As journalist James B. Stewart writes in his history of early Clinton-era scandals, Blood Sport: The President and His Adversaries, Bossie got a call a few weeks after Foster’s death from a retired Arkansas Supreme Court justice named Jim Johnson. “The Judge,” as he was known, had become a vocal Clinton critic and turned Bossie on to an Arkansas banker named David Hale, who was under investigation and hoping to parlay dirt he claimed to have on the new president to save his own skin.
Federal prosecutors weren’t trading, though, so Hale went looking for other outlets and ended up talking for hours on the phone with Bossie, who was eager for tips going back to Clinton’s days in Arkansas politics.
Hale claimed that Clinton, while serving as governor, had pressured him into giving an illegal $300,000 loan to the Clintons’ friend Susan McDougal, with whom the couple had bought land, along with McDougal’s husband, Jim, at a picturesque wilderness retreat called Whitewater, which the investors hoped to turn into a vacation destination.
Hale’s allegations were in a different category from wild speculation about Foster’s death. His story became the seed of the Whitewater scandal, a Byzantine tale of bad real estate deals and financial shenanigans that engulfed the Clinton White House. Whitewater became shorthand for the Clintons’ collective sins—real and imagined—and a touchstone for the conspiracy theorists who have dogged them to this day.
Bossie became a source for reporters covering Whitewater and the congressional staff investigating it. He was hired in 1997 by a powerful House committee and set loose to investigate allegations of Clinton campaign finance abuse. Bossie was fired the next year over his role in releasing taped conversations with Hubbell, who was then in prison for crimes unearthed in the Whitewater investigation by independent prosecutor Kenneth Starr.
Bossie is also just the latest ghost from the Clintons’ past to enter the current political fray.

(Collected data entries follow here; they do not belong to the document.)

static __device__ __forceinline__ u32
build_worklist(lds_t *L, AS3 u32 *W, const AS3 u32 *src, u32 mode, u32 nice, u32 limit, u32 tid)
{
	const u32 lane = tid & 63, wave = tid >> 6;
	const AS3 u32 *Ms = src ? src : (const AS3 u32 *)L->M;

	u64 spill = 0;
	if (mode >= 1 && S3_HALF && wave) {
		const u32 g0 = wave * (TILE / NT), q1 = 64 * g0 - 1;
		const u64 pmask = L->pmA[g0 - 1];
		const u32 l1 = Ms[4 + q1] & 0xFFFF, l2 = Ms[4 + q1 - 1] & 0xFFFF;
		if ((pmask >> 63) && l1 >= 3 && l1 < nice)
			spill = mode >= 2 ? 3 : 1;
		if (mode >= 2 && ((pmask >> 62) & 1) && l2 >= 3 && l2 < nice)
			spill |= 1;
	}
	static_assert(S3_ROUNDS <= 1, "build_worklist() does not record the classes it hands out");
	u32 item[TILE / NT];
	u64 bal[TILE / NT];
	u64 tm_[TILE / NT], dh_[TILE / NT], df_[TILE / NT];
	u32 l0_[TILE / NT];
	u32 cw = 0;
#pragma unroll
	for (u32 k = 0; k < TILE / NT; k++) {
		const u32 g = wave * (TILE / NT) + k, q = 64 * g + lane;
		tm_[k] = L->pmA[g];
		dh_[k] = L->dhalf[g];
		df_[k] = L->dfull[g];
		const u32 mq = Ms[4 + q];
		if (src)
			L->M[4 + q] = mq;
		l0_[k] = mq & 0xFFFF;
	}
#pragma unroll
	for (u32 k = 0; k < TILE / NT; k++) {
		const u32 g = wave * (TILE / NT) + k, q = 64 * g + lane;
		const u64 tmask = bcast64(tm_[k]);
		const bool below = l0_[k] < nice;
		const u64 b = mode >= 1 && S3_HALF ?
			__ballot(lane_bit(tmask) && l0_[k] >= 3 && below) : 0;
		const u64 hmask = (b << 1) | (mode >= 2 ? b << 2 : 0) | spill;
		spill = (b >> 63) | (mode >= 2 ? b >> 62 : 0);
		const u64 wantf = tmask & ~bcast64(df_[k]);
		const u64 wanth = hmask & ~tmask & ~bcast64(dh_[k]);
		const bool isf = lane_bit(wantf);
		bal[k] = __ballot((isf || lane_bit(wanth)) && below);
		item[k] = q | ((isf ? DC_FULL : DC_HALF) << 12);
		cw += (u32)__builtin_popcountll(bal[k]);
	}
	if (lane == 0)
		L->scan[0][wave] = cw;
	__syncthreads();
	const u32 cnt_w = lane < NWAVES ? L->scan[0][lane] : 0;
	const u32 incl_w = wave_scan_incl(cnt_w);
	u32 base = bcast_lane(incl_w - cnt_w, wave);
	const u32 wc = bcast_lane(incl_w, NWAVES - 1);
#pragma unroll
	for (u32 k = 0; k < TILE / NT; k++) {
		const u32 j = base + rank_below(bal[k]);
		if (lane_bit(bal[k]) && j < limit)
			W[j] = item[k];
		base += (u32)__builtin_popcountll(bal[k]);
	}
	if (tid == 0)
		L->qn[0] = 0;
	__syncthreads();
	return bcast_first(wc < limit ? wc : limit);
}
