# MoFHeka/MeepoEmbedding

Hardware: AMD Instinct MI355X
Metric: key-lookups/sec (higher is better)
Workload: dtype int64 keys / fp32 rows (copy)

## Files before the change

### meepoembedding_amd/csrc/meepo_router.hip

```cpp
#include <hip/hip_runtime.h>

#include <cstdlib>
#include <cstring>
#include <new>

#include "meepo_device.h"
#include "meepo_host.h"

struct mee_router {
    int device;
    uint64_t max_batch;
    uint32_t n_shards;
    uint32_t max_blocks;
    uint32_t* blockcnt;
    uint64_t* base;
    uint64_t* run_base;
    uint64_t* run_sums;
};

struct mee_p2p {
    int device;
    uint32_t n_shards, rank, dim;
    uint64_t cap, max_batch;
    int64_t* inbox_keys;
    int32_t* inbox_dst;
    uint32_t* inbox_cnt;
    float* out;
    uint8_t* found;
    float* inbox_rows;
    uint32_t* status;
    void** d_tables;
    void* h_tables[6][64];
    bool connected;
};

namespace mee {

constexpr int kPartBlock = 1024;
constexpr int kMaxShards = 64;
constexpr uint32_t kNoOwner = 0xFFFFFFFFu;

template <class T>
__device__ __forceinline__ T wave_scan_inclusive(T v, int lane) {
#pragma unroll
    for (int d = 1; d < 64; d <<= 1) {
        const T t = __shfl_up(v, d);
        if (lane >= d) v += t;
    }
    return v;
}

template <bool RANK>
__device__ __forceinline__ uint32_t count_owners(uint32_t o, uint32_t g, uint32_t (&wcnt)[kPartBlock / 64][kMaxShards]) {
    const int lane = threadIdx.x & 63, w = threadIdx.x >> 6;
    uint32_t r = 0;
    for (uint32_t p = 0; p < g; ++p) {
        const uint64_t m = __ballot(o == p);
        if (RANK && o == p) r = (uint32_t)__popcll(m & ((1ull << lane) - 1));
        if (lane == 0) wcnt[w][p] = (uint32_t)__popcll(m);
    }
    __syncthreads();
    if (RANK && o != kNoOwner)
        for (int ww = 0; ww < w; ++ww) r += wcnt[ww][o];
    return r;
}
__device__ __forceinline__ void store_block_counts(const uint32_t (&wcnt)[kPartBlock / 64][kMaxShards], uint32_t g, uint32_t* blockcnt) {
    if (threadIdx.x < g) {
        uint32_t c = 0;
#pragma unroll
        for (int ww = 0; ww < kPartBlock / 64; ++ww) c += wcnt[ww][threadIdx.x];
        blockcnt[(uint64_t)blockIdx.x * g + threadIdx.x] = c;
    }
}

__global__ void hash_batch_kernel(const int64_t* __restrict__ keys, uint64_t n, uint64_t nb, uint32_t g, uint64_t* mix_out,
                                  uint64_t* bucket_out, uint32_t* owner_out) {
    for (uint64_t i = blockIdx.x * (uint64_t)blockDim.x + threadIdx.x; i < n; i += (uint64_t)gridDim.x * blockDim.x) {
        const int64_t k = keys[i];
        if (mix_out) mix_out[i] = mix64((uint64_t)k);
        if (bucket_out) bucket_out[i] = bucket_of(k, nb);
        if (owner_out) owner_out[i] = owner_of(k, g);
    }
}
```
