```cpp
static void launch_potrf_flow(hipStream_t stream, double *A, int n, int extra_rows, int identity_rows, int batch,
                              size_t slab_stride, int32_t *info, double *scratch, double *linv_t, size_t linv_t_stride,
                              bool words_zeroed, bool tail_is_vector, double *kinv, size_t kinv_stride, const double *lt_rows,
                              size_t lt_stride, int lt_dl, bool kinv_help) {
    DfArgs a{};
    a.lt = lt_rows; a.lt_stride = lt_stride; a.lt_dl = lt_dl > 0 ? lt_dl : 1;
    a.xt = linv_t; a.xt_stride = linv_t_stride;
    a.vec_tail = tail_is_vector ? 1 : 0;
    if (kinv && identity_rows == n && 2 * (n / NB) <= DF_PS) { a.kinv = kinv; a.kinv_stride = kinv_stride; }
    a.A = A; a.n = n; a.nb = n / NB; a.next = extra_rows / NB; a.nid = identity_rows / NB; a.batch = batch;
    a.slab_stride = slab_stride; a.info = info;
    const size_t words = ((size_t)batch * DF_PS + 4 + 3) / 4 * 4;
    a.prog = reinterpret_cast<int *>(scratch);
    a.abort_w = a.prog + (size_t)batch * DF_PS;
    a.dinv = scratch + words / 2;
    if (!words_zeroed) potrf_flow_clear(stream, scratch, batch);
    const int R = a.nb + a.next, bp = (batch + 7) / 8 * 8;
    a.G = ((size_t)bp * R <= 2048) ? bp : ((1024 / R + 7) / 8 * 8 < 8 ? 8 : (1024 / R + 7) / 8 * 8);
    if (a.G > bp) a.G = bp;
    const int groups = (batch + a.G - 1) / a.G;
    static const int defer_mode = [] { const char *e = getenv("FFVD_DF_DEFER"); return e ? atoi(e) : -1; }();
    a.defer_ext = (a.nid > 0 && groups > 1 && !a.xt && !a.kinv && defer_mode != 0) ? 1 : 0;
    const bool one_per_cu = (size_t)batch * R <= 256 || (a.nid == 0 && (size_t)batch * R <= 640);
    a.kinv_help = (kinv_help && a.kinv && a.nid == a.nb && (size_t)batch * R <= 256) ? 1 : 0;
    const bool alone = one_per_cu;
    const int fine_mode = [] { const char *e = getenv("FFVD_DF_FINE"); return e ? atoi(e) : -1; }();
    a.fine = ((fine_mode >= 0 ? fine_mode != 0 : (alone && (size_t)batch * R <= 256)) && 3 * a.nb <= DF_PS) ? (fine_mode == 2 ? 2 : 1) : 0;
    hipLaunchKernelGGL(potrf_df_kernel<true>, dim3((unsigned)((size_t)groups * R * a.G)), dim3(256), alone ? 16384 : 0, stream, a);
}

static int chol_mode() {
    static const int v = [] {
        const char *e = getenv("FFVD_CHOL");
        if (!e) return 0;
        return (e[0] == 'l') ? 1 : ((e[0] == 'r') ? 2 : ((e[0] == 'f') ? 3 : 0));
    }();
    return v;
}
static thread_local int g_chol_override = 0;
void potrf_override_variant(int variant) { g_chol_override = variant; }
int potrf_override_current() { return g_chol_override; }
static int chol_variant(int batch, int nb, int hint);
bool potrf_flow_selected(int n, int batch, int hint) { return chol_variant(batch, n / NB, hint) == 3; }
bool potrf_flow_forms_inverse(int n, int batch, int hint) { return potrf_flow_selected(n, batch, hint) && 2 * (n / NB) <= DF_PS; }
static int chol_variant(int batch, int nb, int hint) {
    int m = g_chol_override ? g_chol_override : chol_mode();
    if (m == 0) m = (hint == CHOL_FLOW || batch >= 32) ? 3 : 2;
    if (m == 3 && nb > DF_PS) m = 1;
    return m;
}

void launch_potrf_ext(hipStream_t stream, double *A, int n, int extra_rows, int identity_rows, int batch,
                      size_t slab_stride, int32_t *info, double *dinv, int hint, double *linv_t, size_t linv_t_stride,
                      bool words_zeroed, bool tail_is_vector, double *kinv, size_t kinv_stride, const double *lt_rows,
                      size_t lt_stride, int lt_dl, bool kinv_help) {
    const int nb = n / NB;
    const int nid = identity_rows / NB, ntail = extra_rows / NB - nid;
    const int variant = chol_variant(batch, nb, hint);
    if (variant == 3) {
        launch_potrf_flow(stream, A, n, extra_rows, identity_rows, batch, slab_stride, info, dinv, linv_t, linv_t_stride, words_zeroed,
                          tail_is_vector, kinv, kinv_stride, lt_rows, lt_stride, lt_dl, kinv_help);
        return;
    }
    if (variant == 1) {
        const int groups = (batch + 7) / 8;
        hipLaunchKernelGGL(potrf_diag_kernel, dim3(batch), dim3(256), 0, stream, A, n, 0, slab_stride, info, dinv);
        for (int j = 0; j < nb; ++j) {
            const int nmain = nb - j - 1;
            const int nlive = (j + 1 < nid) ? j + 1 : nid;
            const int nchunks = nmain + nlive + ntail;
            if (nchunks == 0) continue;
            if ((size_t)nchunks * batch <= 512)
                hipLaunchKernelGGL(potrf_ll_kernel<true>, dim3(groups * 8 * nchunks), dim3(256), 0, stream, A, n, j, nmain,
                                   nchunks, slab_stride, info, nlive, nid, batch, dinv);
            else
                hipLaunchKernelGGL(potrf_ll_kernel<false>, dim3(groups * 8 * nchunks), dim3(256), 0, stream, A, n, j, nmain,
                                   nchunks, slab_stride, info, nlive, nid, batch, dinv);
        }
        return;
    }
// ... 1266 lines not shown
```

Several of the lawsuits over Hillary Clinton’s use of a private email server have been brought by Judicial Watch, a conservative group founded in 1994 in large measure to ferret out records about Bill Clinton’s administration.
Judicial Watch, then headed by the litigious activist Larry Klayman, sued for records about Whitewater, as well as the controversy over firing White House travel office personnel—an early scandal in then-first lady Hillary Clinton’s tenure—and, yes, Foster’s death.
Now under new leadership, Judicial Watch has been credited by journalists and watchdog groups with holding Clinton accountable both for her email server and potential conflicts of interest while she served as secretary of state.
But the Clinton campaign has a long memory and puts Judicial Watch squarely in the camp once occupied by Bossie and his cohort.
“Judicial Watch represents everything that is wrong with our political system,” Clinton spokesperson Nick Merrill told The Daily Beast in June. “Manufacturing wrongdoing has been central to their singular agenda since their inception… They are only interested in headlines, and have made a complete mockery of our system.”
And Bossie?
“He has devoted his career ever since [the Bill Clinton administration] to trying to tear down Hillary Clinton,” John Podesta, Clinton’s campaign chairman, said in a statement. “For months now, Citizens United has been acting as an arm of the Trump campaign, and this hiring of Bossie now makes it official. This is just the latest sign that Donald Trump has put the most extreme elements of the right-wing fringe in the driver’s seat of his campaign.”